** Opening RECORDS TO USE block **
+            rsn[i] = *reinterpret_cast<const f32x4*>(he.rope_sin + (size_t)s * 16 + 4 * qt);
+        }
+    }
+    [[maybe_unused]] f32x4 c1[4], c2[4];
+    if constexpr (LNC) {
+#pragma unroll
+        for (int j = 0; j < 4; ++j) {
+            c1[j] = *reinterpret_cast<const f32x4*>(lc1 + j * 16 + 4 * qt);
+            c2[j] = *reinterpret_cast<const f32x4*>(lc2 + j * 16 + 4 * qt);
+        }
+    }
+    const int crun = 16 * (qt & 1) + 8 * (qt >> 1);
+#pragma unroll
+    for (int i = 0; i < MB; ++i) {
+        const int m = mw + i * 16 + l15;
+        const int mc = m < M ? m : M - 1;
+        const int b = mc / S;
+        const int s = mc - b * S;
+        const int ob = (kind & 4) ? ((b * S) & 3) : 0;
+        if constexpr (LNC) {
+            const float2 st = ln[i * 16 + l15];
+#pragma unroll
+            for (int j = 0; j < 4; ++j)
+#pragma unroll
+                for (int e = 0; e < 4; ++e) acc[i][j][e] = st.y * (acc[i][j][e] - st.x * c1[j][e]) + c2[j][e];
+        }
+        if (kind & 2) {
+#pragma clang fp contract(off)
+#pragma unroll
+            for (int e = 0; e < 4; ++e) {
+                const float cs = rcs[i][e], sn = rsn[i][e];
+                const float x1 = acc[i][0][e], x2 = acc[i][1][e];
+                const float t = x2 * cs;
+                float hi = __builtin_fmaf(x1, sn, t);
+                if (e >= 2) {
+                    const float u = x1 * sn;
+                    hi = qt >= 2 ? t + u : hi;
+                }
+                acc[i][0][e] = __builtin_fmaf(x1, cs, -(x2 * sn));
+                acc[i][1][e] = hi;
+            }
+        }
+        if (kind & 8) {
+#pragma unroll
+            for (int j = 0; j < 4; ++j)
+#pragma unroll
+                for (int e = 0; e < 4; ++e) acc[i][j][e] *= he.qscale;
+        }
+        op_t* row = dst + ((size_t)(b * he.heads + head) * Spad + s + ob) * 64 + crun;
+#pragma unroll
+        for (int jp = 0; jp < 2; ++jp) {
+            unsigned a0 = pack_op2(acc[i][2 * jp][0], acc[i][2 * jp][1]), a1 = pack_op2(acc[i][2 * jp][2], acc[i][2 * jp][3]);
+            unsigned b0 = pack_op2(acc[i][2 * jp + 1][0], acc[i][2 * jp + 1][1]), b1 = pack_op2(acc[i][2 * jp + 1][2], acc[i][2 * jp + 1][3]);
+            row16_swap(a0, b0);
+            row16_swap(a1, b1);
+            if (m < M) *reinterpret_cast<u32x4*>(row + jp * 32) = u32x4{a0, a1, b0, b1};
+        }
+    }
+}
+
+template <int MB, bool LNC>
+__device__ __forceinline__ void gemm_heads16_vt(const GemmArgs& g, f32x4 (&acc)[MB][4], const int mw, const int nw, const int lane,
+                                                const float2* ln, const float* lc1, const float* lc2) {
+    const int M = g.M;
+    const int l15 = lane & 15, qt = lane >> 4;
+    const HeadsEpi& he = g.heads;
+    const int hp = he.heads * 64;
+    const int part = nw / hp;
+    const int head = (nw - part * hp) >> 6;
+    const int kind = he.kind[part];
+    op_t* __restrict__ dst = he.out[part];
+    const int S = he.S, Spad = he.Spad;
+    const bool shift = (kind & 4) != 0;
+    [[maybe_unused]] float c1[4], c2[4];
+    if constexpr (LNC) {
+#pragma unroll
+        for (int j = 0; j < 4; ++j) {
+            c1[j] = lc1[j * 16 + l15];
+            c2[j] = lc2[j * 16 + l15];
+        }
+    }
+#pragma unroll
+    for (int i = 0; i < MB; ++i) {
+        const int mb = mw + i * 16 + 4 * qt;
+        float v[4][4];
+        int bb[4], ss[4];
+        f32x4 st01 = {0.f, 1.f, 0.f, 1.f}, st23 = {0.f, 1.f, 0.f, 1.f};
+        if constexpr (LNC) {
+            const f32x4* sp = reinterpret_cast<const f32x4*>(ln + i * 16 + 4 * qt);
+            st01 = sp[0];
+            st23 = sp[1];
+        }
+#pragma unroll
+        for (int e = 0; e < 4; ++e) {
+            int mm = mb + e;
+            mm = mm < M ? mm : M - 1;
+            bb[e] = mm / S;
** Closing RECORDS TO USE block **
EXERCISE: Write out the records exactly, starting at the first line and stopping after the line that contains "t = x2 * cs;".

SOLUTION TO THIS EXERCISE:
+            rsn[i] = *reinterpret_cast<const f32x4*>(he.rope_sin + (size_t)s * 16 + 4 * qt);
+        }
+    }
+    [[maybe_unused]] f32x4 c1[4], c2[4];
+    if constexpr (LNC) {
+#pragma unroll
+        for (int j = 0; j < 4; ++j) {
+            c1[j] = *reinterpret_cast<const f32x4*>(lc1 + j * 16 + 4 * qt);
+            c2[j] = *reinterpret_cast<const f32x4*>(lc2 + j * 16 + 4 * qt);
+        }
+    }
+    const int crun = 16 * (qt & 1) + 8 * (qt >> 1);
+#pragma unroll
+    for (int i = 0; i < MB; ++i) {
+        const int m = mw + i * 16 + l15;
+        const int mc = m < M ? m : M - 1;
+        const int b = mc / S;
+        const int s = mc - b * S;
+        const int ob = (kind & 4) ? ((b * S) & 3) : 0;
+        if constexpr (LNC) {
+            const float2 st = ln[i * 16 + l15];
+#pragma unroll
+            for (int j = 0; j < 4; ++j)
+#pragma unroll
+                for (int e = 0; e < 4; ++e) acc[i][j][e] = st.y * (acc[i][j][e] - st.x * c1[j][e]) + c2[j][e];
+        }
+        if (kind & 2) {
+#pragma clang fp contract(off)
+#pragma unroll
+            for (int e = 0; e < 4; ++e) {
+                const float cs = rcs[i][e], sn = rsn[i][e];
+                const float x1 = acc[i][0][e], x2 = acc[i][1][e];
+                const float t = x2 * cs;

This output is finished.